Legal Win Sets TiVo Up for Windfall
In addition to the immediate cash payoff, the legal win opens up major new market and licensing opportunities for TiVo. DVRs are now staple items in American homes, and are favored for their ability to record shows, pause live TV and skip commercials. Some analysts are now suggesting that TiVo could potentially be in line to score a $3 per month fee for each DVR out there that incorporates its technology. That could not only include the DVRs made by Dish and EchoStar but also those that have been distributed by cable giants such as Verizon (NYSE:VZ) and AT&T (NYSE:T), against whom TiVo has also filed a lawsuit. By 2015, potential fee revenue just from these sources could total $478 million, more than double the $228 million the company realized over the past 12 months.
TiVo Still a Money Loser
Realizing such potential wins hasn't come without a cost. High legal and research and development costs pushed up the company's recent quarterly loss to $10.2 million, almost triple the year-ago loss of $3.6 million. For the current quarter, the company expects its losses to get even worse, coming in at between $19 million to $21 million.
If it hadn't been for the legal win, it's likely with these numbers that Wall Street would be predicting a quick demise for TiVo as its own DVR products have so far failed to gain traction against rivals like Dish and DirectTV (Nasdaq:DTV), which have seen impressive subscriber growth of late. DirecTV's has even fueled speculation that it could be a target for takeover by a big phone company like AT&T or Verizon.

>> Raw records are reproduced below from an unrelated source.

template <int G, int MODE, int POLICY, bool TRACE, bool FULL = false, bool DELAY = false>
__device__ __forceinline__ void dyn_group_wave(const DevState& st, const SimParams& p,
                                               const void* action, int action_dtype,
                                               int32_t* assign_out, const uint8_t* reset_mask,
                                               uint32_t wave, int lane, DynGroupLds<POLICY>& L,
                                               const FlowStats& fs = FlowStats{},
                                               const CrossTraffic& ct = CrossTraffic{},
                                               const ServerWorkers& sw = ServerWorkers{},
                                               const ActionDelay& ad = ActionDelay{}) {
  static_assert(G == 2 || G == 4 || G == 8 || G == 16 || G == 32 || G == 64,
                "group = a power of two lanes of the wave");
  constexpr int WL = kGroupWL;
  constexpr bool alias = POLICY == kPolicyAlias;
  int2* const win = L.win;
  int32_t* const atab = L.atab;
  int4* const acache = L.acache;
  uint32_t* const chgw = L.chgw;
  const int s = lane & (G - 1);
  const int gbase = lane & ~(G - 1);
  const int epw = p.dyn_epw > 0 ? p.dyn_epw : 64 / G;
  if (lane / G >= epw) return;
  const uint32_t b = wave * (uint32_t)epw + (uint32_t)(lane / G);
  if (b >= (uint32_t)p.B) return;
  const int S = p.S, Q = p.Q;
  if (MODE == kModeReset && reset_mask != nullptr && reset_mask[b] == 0) return;

  LaneState<1> E;
  E.gid = p.env_id_offset + b;
  TraceSel ts{};
  if constexpr (TRACE) ts = env_trace_sel(st, p, b);
  SrvLane V;
  V.act = s < S;
  V.over = 0u;
  uint32_t lfo_base = 0u;
  V.scale = p.svc_scale[0];
#pragma unroll
  for (int k = 1; k < G; ++k) V.scale = (k == s) ? p.svc_scale[k] : V.scale;
  if (st.env_scale != nullptr) V.scale = st.env_scale[b * (uint32_t)S + (uint32_t)(V.act ? s : 0)];
  V.den = 1.0;
  V.rcp = 1.0;
  V.score = 0.f;
  V.assigned = 0;
  V.lh = 0;
#pragma unroll
  for (int w = 0; w < 4; ++w) chgw[w * 64 + lane] = 0u;
  V.chgw = chgw + lane;
  V.fs_row = nullptr;
  V.fs_cnt = 0u;
  V.fs_max = 0u;
  V.fs_sum = 0ull;
  const uint32_t sb = b * (uint32_t)S + (uint32_t)s;
  float wall[G];
  float w_own = 1.0f;
  const bool fs_on = FULL && fs.hist != nullptr;
  CrossLane cx;
  if constexpr (FULL) {
    if (ct.thr != nullptr) {
      cx.on = true;
      cx.thr = ct.thr[b];
      cx.edge = V.act ? ct.cum[sb] : kCrossOne;
    }
  }
  WorkLane wk;
  if constexpr (FULL) {
    if (sw.c != nullptr) {
      wk.on = true;
      wk.c = V.act ? sw.c[sb] : 1;
    }
  }

  auto reset_in = [&]() {
    E.episode = st.episode[b] + 1u;
    E.clock = 0u;
    E.dropped = 0u;
    E.arr_idx = 0u;
    WorkSel ws{};
    if constexpr (FULL && !TRACE) ws = env_work_sel(st, b);
    draw_arrival<1, TRACE>(st, p, E, b, 0, ts, ws);
    V.cnt = 0;
    V.head_tc = 0;
    V.head = 0;
    V.tail = 0;
    V.last = kLastNone;
    V.rcnt = 0u;
    V.qcap = Q;
    V.big = false;
    V.lost = 0;
    V.rcnt_d = 0u;
    V.phead = 0;
    V.pcnt = 0;
    V.pdue = 0u;
    lfo_base = 0u;
    if constexpr (FULL) {
      if (p.res_vpp && V.act) vpp_zero_bins(st, p, sb);
    }
    if (V.act) chgw[lane] = 1u;
#pragma unroll
    for (int k = 0; k < G; ++k) wall[k] = 1.0f;
  };
  auto load_in = [&]() {
    const uint32_t sbl = V.act ? sb : b * (uint32_t)S;
    E.episode = st.episode[b];
    E.clock = st.clock[b];
    E.dropped = st.dropped[b];
    E.arr_idx = st.arr_idx[b];
    E.next_arr = st.next_arr[b];
    E.next_work = st.next_work[b];
    E.u2 = st.next_u2[b];
    E.u3 = st.next_u3[b];
    const uint32_t hc = st.hc[sbl];
    const int32_t last = st.last_tc[sbl];
    const uint32_t rcnt = st.res_count[sbl];
    const float aw = action_weight_sel(p, action, action_dtype, (size_t)sbl);
    V.qcap = Q;
    V.lost = 0;
    V.rcnt_d = 0u;
    V.phead = 0;
    V.pcnt = 0;
    V.pdue = 0u;
    if (FULL && p.split) lfo_base = st.lf_over[b];
    if (FULL && V.act) {
      if (p.leak) V.lost = (int32_t)st.lost_on[sb];
      if constexpr (FULL) {
        if (cx.on) V.lost = (int32_t)st.lost_on[sb];
      }
      if (p.split) {
        V.rcnt_d = st.res_count_dur[sb];
        const uint32_t ph = st.pend_hc[sb];
        V.phead = (int32_t)(ph & 0xFFFFu);
        V.pcnt = (int32_t)(ph >> 16);
        if (V.pcnt > 0) V.pdue = st.pend[(size_t)sb * (uint32_t)p.pend_P + (uint32_t)V.phead].x;
      }
      if (fs.hist != nullptr) {
        V.fs_row = fs.hist + (size_t)sb * kFlowBins;
        V.fs_cnt = fs.count[sb];
        V.fs_max = fs.max_us[sb];
        V.fs_sum = fs.sum[sb];
      }
    }
    if (st.down != nullptr && V.act && st.down[sb] != 0u) V.qcap = 0;
    const int head = V.act ? (int)(hc & kHcHead) : 0;
    const int cnt = V.act ? (int32_t)(hc >> 16) : 0;
    int2 wv[WL];
    const int2* const row = st.ring + sbl * (uint32_t)Q;
#pragma unroll
    for (int i = 0; i < WL; ++i) wv[i] = make_int2(0, 0);
#pragma unroll
    for (int i = 0; i < WL; ++i) {
      if (i < cnt) {
        int pos = head + i;
        pos = pos >= Q ? pos - Q : pos;
        wv[i] = row[pos];
      }
    }
    V.head = head;
    V.big = V.act && (hc & kHcBig) != 0u;
    V.cnt = cnt;
    V.last = V.act ? last : kLastNone;
    V.rcnt = V.act ? rcnt : 0u;
#pragma unroll
    for (int i = 0; i < WL; ++i)
      if (i < cnt) win[i * 64 + lane] = wv[i];
    int32_t tail = wv[0].x;
#pragma unroll
    for (int i = 1; i < WL; ++i) tail = cnt == i + 1 ? wv[i].x : tail;
    if (cnt > WL) {
      int tp = head + cnt - 1;
      if (tp >= Q) tp -= Q;
      tail = row[tp].x;
    }
    V.tail = cnt > 0 ? tail : 0;
    V.head_tc = cnt > 0 ? wv[0].x : 0;
    if (V.act) w_own = aw;
    if constexpr (alias) {
#pragma unroll
      for (int k = 0; k < G; ++k)
        wall[k] = k < S ? action_weight(p, action, action_dtype, (size_t)b * S + (size_t)k) : 1.0f;
    }
  };
  auto reset_out = [&](int32_t ep_step) {
    V.assigned = 0;
    if (s == 0) {
      st.ep_step[b] = ep_step;
      st.ep_return[b] = 0.0;
    }
  };
  auto cross_in = [&]() {
    if constexpr (FULL) {
      if (cx.on) cx.salt = cross_salt(p.key0, p.key1, E.gid, E.episode);
    }
  };
  DelayLane dl;
  auto delay_in = [&]() {
    if constexpr (DELAY) {
      const int32_t k = st.ep_step[b];
      const uint32_t d = ad.delay_us[b];
      const int32_t m = delay_whole(d, p.dt_us), r = delay_rem(d, p.dt_us);
      float* const rows = ad.wring + (size_t)b * (size_t)(ad.R * S) + (size_t)(V.act ? s : 0);
      const float own = w_own;
      auto word = [&](int32_t j) -> float {
        if (delay_is_ones(j) || !V.act) return 1.0f;
        if (j == k) return own;
        return rows[delay_row(j, ad.R) * S];
      };
      const float w_new = word(delay_step_new(k, m));
      const float w_old = word(delay_step_old(k, m));
      if (V.act && k >= 0) rows[delay_row(k, ad.R) * S] = own;
      dl.r = r;
      dl.pend = r != 0;
      dl.w2 = w_new;
      w_own = r != 0 ? w_old : w_new;
      if constexpr (alias) {
#pragma unroll
        for (int j = 0; j < G; ++j) wall[j] = __shfl(w_own, gbase + j, 64);
      }
    }
  };
  if constexpr (MODE == kModeStep) {
    load_in();
    cross_in();
    delay_in();
    sim_step_group<G, POLICY, TRACE, FULL, DELAY>(st, p, E, V, b, s, gbase, w_own, wall, win,
                                                  atab, acache, fs_on, ts, cx, wk, dl);
  } else if constexpr (MODE == kModeReset) {
    reset_in();
    cross_in();
    for (int k = 0; k < p.warmup_steps; ++k)
      sim_step_group<G, POLICY, TRACE, FULL>(st, p, E, V, b, s, gbase, 1.0f, wall, win, atab,
                                             acache, fs_on, ts, cx, wk);
    reset_out(0);
  } else {
    const bool rs = st.ep_step[b] >= p.max_steps;
    if (rs) reset_in();
    else load_in();
    cross_in();
    if constexpr (DELAY) {
      if (!rs) delay_in();
    }
    const int nsteps = rs ? p.warmup_steps : 1;
    const float w = rs ? 1.0f : w_own;
    for (int k = 0; k < nsteps; ++k)
      sim_step_group<G, POLICY, TRACE, FULL, DELAY>(st, p, E, V, b, s, gbase, w, wall, win, atab,
                                                    acache, fs_on, ts, cx, wk, dl);
    if (rs) reset_out(-1);
  }

  if (V.act) {
    for (int i = 0; i < WL && i < V.cnt; ++i) {
      int pos = V.head + i;
      if (pos >= Q) pos -= Q;
      int li = V.lh + i;
      li = li >= WL ? li - WL : li;
      st.ring[sb * (uint32_t)Q + (uint32_t)pos] = win[li * 64 + lane];
    }
    if (p.big_in_step) {
      const uint32_t cw[4] = {chgw[lane], chgw[64 + lane], chgw[128 + lane], chgw[192 + lane]};
      __builtin_amdgcn_s_waitcnt(0);
      __asm__ volatile("" ::: "memory");
      V.big |= big_written(st, sb, cw, V.rcnt, V.rcnt_d);
    }
    if (FULL && p.split) {
      st.res_count_dur[sb] = V.rcnt_d;
      st.pend_hc[sb] = (uint32_t)V.phead | ((uint32_t)V.pcnt << 16);
    }
    st.hc[sb] = (uint32_t)V.head | (V.big ? kHcBig : 0u) | ((uint32_t)V.cnt << 16);
    st.last_tc[sb] = V.last;
    st.res_count[sb] = V.rcnt;
    if (st.down != nullptr) st.down[sb] = V.qcap == 0 ? 1u : 0u;
    if (FULL && (p.leak || cx.on)) st.lost_on[sb] = (uint32_t)V.lost;
    if (FULL && V.fs_row != nullptr) {
      fs.count[sb] = V.fs_cnt;
      fs.max_us[sb] = V.fs_max;
      fs.sum[sb] = V.fs_sum;
    }
    *reinterpret_cast<uint4*>(st.chg + (size_t)sb * 4) =
        make_uint4(chgw[lane], chgw[64 + lane], chgw[128 + lane], chgw[192 + lane]);
    if (MODE != kModeReset && assign_out != nullptr) assign_out[sb] = V.assigned;
  }
  const uint32_t over = (FULL && p.split) ? group_add<G>(V.over) : 0u;
  if (s == 0) {
    if (FULL && p.split) st.lf_over[b] = lfo_base + over;
    st.episode[b] = E.episode;
    st.clock[b] = E.clock;
    st.dropped[b] = E.dropped;
    st.arr_idx[b] = E.arr_idx;
    st.next_arr[b] = E.next_arr;
    st.next_work[b] = E.next_work;
    st.next_u2[b] = E.u2;
    st.next_u3[b] = E.u3;
  }
}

Google Entry Could Be a Game Changer
And the whole competitive landscape for the entire DTV market could now be poised for a major change. Internet search giant Google (Nasdaq:GOOG) just announced that it is partnering with Dish to roll out a new DVR service that will blend internet and conventional TV content. Earlier this month, TiVo announced that it would be launching a premiere DVR box that would also have the ability to search for video content from the internet as well as online video vendors like Netflix (Nasdaq:NFLX). Google's entry into this market could take a major slice of it away from TiVo and disrupt things for the other players as well.
The Bottom Line
After such a huge run-up, TiVo's shares are likely to mark time until further developments are forthcoming regarding its lawsuit against Verizon and AT&T. A positive outcome on this front is probably what underlies the price target of $23 that some analysts have set for the stock. With a solid win now in hand against Dish and EchoStar, the odds have just gotten a lot better that TiVo can win against the cable giants as well. (To learn more, check out Technology Sector Funds.)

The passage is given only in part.